He really was telling Sophie the truth that he didn't mind prison at all. Nate had committed a crime and was caught, so his sense of fair play dictated that he own up to his punishment. Plus it had the added benefit of buying freedom for his team, and he'd do far more than sit in jail to ensure the safety of those four. Now that he was out of prison, and leashed by the Italian, he would again step in to protect the four thieves who had become family to him. Their task would become an invisible prison until he could complete it, but he didn't mind it so much. Prison, after all, was only a state of mind and Nathan Ford was the master of his even if he did his best to pickle it with alcohol.

Prisons were his area of expertise, from both the physical to the mental. The first time he met Eliot they were sharing a dingy Singapore prison cell; he'd been thrown in there by his mark, a wealthy man determined to keep the insurance investigator from proving that he'd sold the 'stolen' Matisse, and Eliot had refused to say exactly why he was there, only that it involved interfering in an attempted kidnapping. Nate was smart enough not to continue questioning after he got a good look at the furious look in the man's eyes. Someone would be due for some payback just as soon as Eliot got free, and Nate didn't want to be in the way of the fallout. They'd eventually been released two days later when the man Nate had been investigating met with an ignominious death at the hands of a local prostitute; he'd been able to confuse a guard enough to secure a release for Eliot as well, and they both had to make a dash for freedom before the guard captain realized what had happened. Other than a case of fleas and desperately needing a bath, Nate had come out of the prison unscathed; the papers later reported that two warring families had annihilated each other, and Nate carefully refrained from attributing that to the man he'd shared a cell with.

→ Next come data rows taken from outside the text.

## Interleave Fourier feature generation into layer-0 MFMA loop

Moves the sin/cos Gaussian-feature generation for the next chunk out of a separate rs_gen pass and into the layer-0 GEMM step loop. Each step computes a share of the features and writes them into the other LDS buffer, with scheduling barriers that pair MFMAs with VALU/LDS ops so transcendental work hides under matrix ops. On the last chunk it harmlessly regenerates the current chunk into the spare buffer. It adds register pressure and more complex scheduling inside the hot GEMM, which may reduce occupancy or disturb the tuned pipeline.

```diff
diff --git a/mri-implicit-neural-representations_amd/csrc/inr_mlp_rs_impl.h b/mri-implicit-neural-representations_amd/csrc/inr_mlp_rs_impl.h
--- a/mri-implicit-neural-representations_amd/csrc/inr_mlp_rs_impl.h
+++ b/mri-implicit-neural-representations_amd/csrc/inr_mlp_rs_impl.h
@@ -98,14 +98,39 @@
 #define RS_KIND_FWD 2
 #define RS_KIND_BWD 3
 
-template <int NCB, int NSTEPS, int KIND, int INIT>
+template <int NCB>
+struct RsGen {
+  int other;
+  const lfloat* enc;
+  float xs[NCB][3];
+};
+
+__device__ __forceinline__ void rs_feat(const float (&x)[3], float e0, float e1, float e2, float& sn, float& cs) {
+  const float ph = fmaf(x[2], e2, fmaf(x[1], e1, x[0] * e0));
+  sincos_cw(ph, sn, cs);
+}
+
+template <int NCB, int NSTEPS, int KIND, int INIT, bool GEN = false>
 __device__ __forceinline__ void rs_gemm(f32x4 (&acc)[4][NCB], f32x4 (&Ar)[RS_PF], const __amdgpu_buffer_rsrc_t ars,
                                         const int avoff, const int asoff, const int asoff_next, const lfloat* Bl,
                                         const RsAddr<NCB>& ad, const int w, const int soffB, const int soffB2,
-                                        f32x2 (&dk)[4][4][(NCB + 1) / 2], const int soffD, const f32x4 (&cinit)[4]) {
+                                        f32x2 (&dk)[4][4][(NCB + 1) / 2], const int soffD, const f32x4 (&cinit)[4],
+                                        const RsGen<NCB>* gen = nullptr) {
   constexpr int NP = (NCB + 1) / 2;
   constexpr int NQ = (NCB + 3) / 4;
   static_assert(NSTEPS % RS_PF == 0, "the fragment ring must be in phase at the start of every GEMM");
+  static_assert(!GEN || KIND == RS_KIND_FEAT, "only layer 0 generates features");
+  float ge[2][3] = {{0.f, 0.f, 0.f}, {0.f, 0.f, 0.f}};
+  f32x4 gsn = {0.f, 0.f, 0.f, 0.f}, gcs = {0.f, 0.f, 0.f, 0.f};
+  if (GEN) {
+    int gl;
+    asm volatile("v_mbcnt_lo_u32_b32 %0, -1, 0\n\tv_mbcnt_hi_u32_b32 %0, -1, %0" : "=v"(gl));
+    const lfloat* ep = gen->enc + 3 * (4 * w + (gl >> 4));
+#pragma unroll
+    for (int i = 0; i < 2; ++i)
+#pragma unroll
+      for (int k = 0; k < 3; ++k) ge[i][k] = ep[3 * 16 * i + k];
+  }
   f32x2 lr[RS_LR];
   f32x4 b0, b1 = {0.f, 0.f, 0.f, 0.f};
   b0 = *(const lf32x4*)(Bl);
@@ -165,6 +190,24 @@
         }
       }
     }
+    if (GEN) {
+      constexpr int TOT = 2 * NCB, GS = NSTEPS - 1;
+      const int u0 = s < GS ? s * TOT / GS : TOT, u1 = s + 1 < GS ? (s + 1) * TOT / GS : TOT;
+#pragma unroll
+      for (int u = u0; u < u1; ++u) {
+        const int i = u / NCB, c = u % NCB;
+        if ((c & 3) == 0) gsn = gcs = f32x4{0.f, 0.f, 0.f, 0.f};
+        float sn, cs;
+        rs_feat(gen->xs[c], ge[i][0], ge[i][1], ge[i][2], sn, cs);
+        gsn[c & 3] = sn;
+        gcs[c & 3] = cs;
+        if ((c & 3) == 3 || c == NCB - 1) {
+          lfloat* q = (lfloat*)Blw + gen->other + 16 * i * RS_PITCH + (c & ~3);
+          *(lf32x4*)(q) = gsn;
+          *(lf32x4*)(q + RS_CP * RS_PITCH) = gcs;
+        }
+      }
+    }
 #pragma unroll
     for (int c = 0; c < NCB; ++c) {
       const float bv = rs_bval(b0, b1, c);
@@ -173,10 +216,18 @@
         acc[rb][c] = mfma16(afr[rb], bv,
                             (INIT == 1 && s == 0) ? f32x4{0.f, 0.f, 0.f, 0.f} : ((INIT == 2 && s == 0) ? cinit[rb] : acc[rb][c]));
     }
-#pragma unroll
-    for (int i = 0; i < 12; ++i) {
-      __builtin_amdgcn_sched_group_barrier(0x008, 1, 0);
-      __builtin_amdgcn_sched_group_barrier(0x1b6, 1, 0);
+    if (GEN) {
+#pragma unroll
+      for (int i = 0; i < (4 * NCB > 12 ? 4 * NCB : 12); ++i) {
+        __builtin_amdgcn_sched_group_barrier(0x008, 1, 0);
+        __builtin_amdgcn_sched_group_barrier(0x5b6, 1, 0);
+      }
+    } else {
+#pragma unroll
+      for (int i = 0; i < 12; ++i) {
+        __builtin_amdgcn_sched_group_barrier(0x008, 1, 0);
+        __builtin_amdgcn_sched_group_barrier(0x1b6, 1, 0);
+      }
     }
     __builtin_amdgcn_sched_barrier(0);
     b0 = n0;
@@ -204,9 +255,8 @@
     f32x4 sn[2] = {{0.f, 0.f, 0.f, 0.f}, {0.f, 0.f, 0.f, 0.f}}, cs[2] = {{0.f, 0.f, 0.f, 0.f}, {0.f, 0.f, 0.f, 0.f}};
 #pragma unroll
     for (int c = 0; c < NCB; ++c) {
-      const float ph = fmaf(xs[c][2], e2, fmaf(xs[c][1], e1, xs[c][0] * e0));
       float a, b;
-      sincos_cw(ph, a, b);
+      rs_feat(xs[c], e0, e1, e2, a, b);
       sn[c >> 2][c & 3] = a;
       cs[c >> 2][c & 3] = b;
     }
@@ -511,7 +561,8 @@
         ad.cC[p] = act ? off + kq * 2048 : RS_OOB;
       }
     }
-    float xs[NCB][3];
+    RsGen<NCB> gen;
+    float (&xs)[NCB][3] = gen.xs;
 #pragma unroll
     for (int c = 0; c < NCB; ++c) {
       const long long g = g0 + rs_tl<NCB>(c, jj);
@@ -554,13 +605,15 @@
     __syncthreads();
     for (int ch = 0; ch < nch; ++ch) {
       if (ch == 1) INR_STAMP(56);
-      if (ch + 1 < nch) rs_gen<NCB>(img + ((ch + 1) & 1) * RS_CHUNK_FLOATS, encB_lds, ch + 1, xs, tid);
       if (ch == 1) INR_STAMP(57);
+      const int chg = ch + 1 < nch ? ch + 1 : ch;
+      gen.other = (ch & 1) ? -RS_CHUNK_FLOATS : RS_CHUNK_FLOATS;
+      gen.enc = encB_lds + 3 * chg * RS_CP;
       const int ao = (nd.L[0].rf_off + ch * RS_CHUNK_STEPS * 1024) * 4;
       const int an = ch + 1 < nch ? ao + RS_CHUNK_STEPS * 4096 : (D > 2 ? nd.L[1].rf_off : nd.L[0].rf_off) * 4;
       const int sb = enc_off + ch * RS_CP * 512;
-      rs_gemm<NCB, RS_CHUNK_STEPS, RS_KIND_FEAT, 0>(acc, Ar, ars, avoff, ao, an, Bl + (ch & 1) * RS_CHUNK_FLOATS, ad, w, sb,
-                                                    sb + E * 512, dk, 0, bnext);
+      rs_gemm<NCB, RS_CHUNK_STEPS, RS_KIND_FEAT, 0, true>(acc, Ar, ars, avoff, ao, an, Bl + (ch & 1) * RS_CHUNK_FLOATS, ad, w,
+                                                          sb, sb + E * 512, dk, 0, bnext, &gen);
       if (ch == 1) INR_STAMP(58);
       __syncthreads();
       if (ch == 1) INR_STAMP(59);
```

New measurement: 61.09 million coord-samples/s. No clear change (-0.6%).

Nate had even survived the prison in his head after Sam died, though that was the toughest by far. Alcohol didn't weaken its bars, and only the distraction of working with Sophie, Eliot, Parker, and Hardison could free his mind for a precious few hours. He was getting better, though, and had regained his mental control even if he'd never fully escape that particular prison. It was a state of mind, yes, but when the prison is your mind, it simply becomes an exercise in enduring. Having four friends slowly become family also helped to chase back the prison walls, and Nate would do anything to pay them back for their unknowing rescue.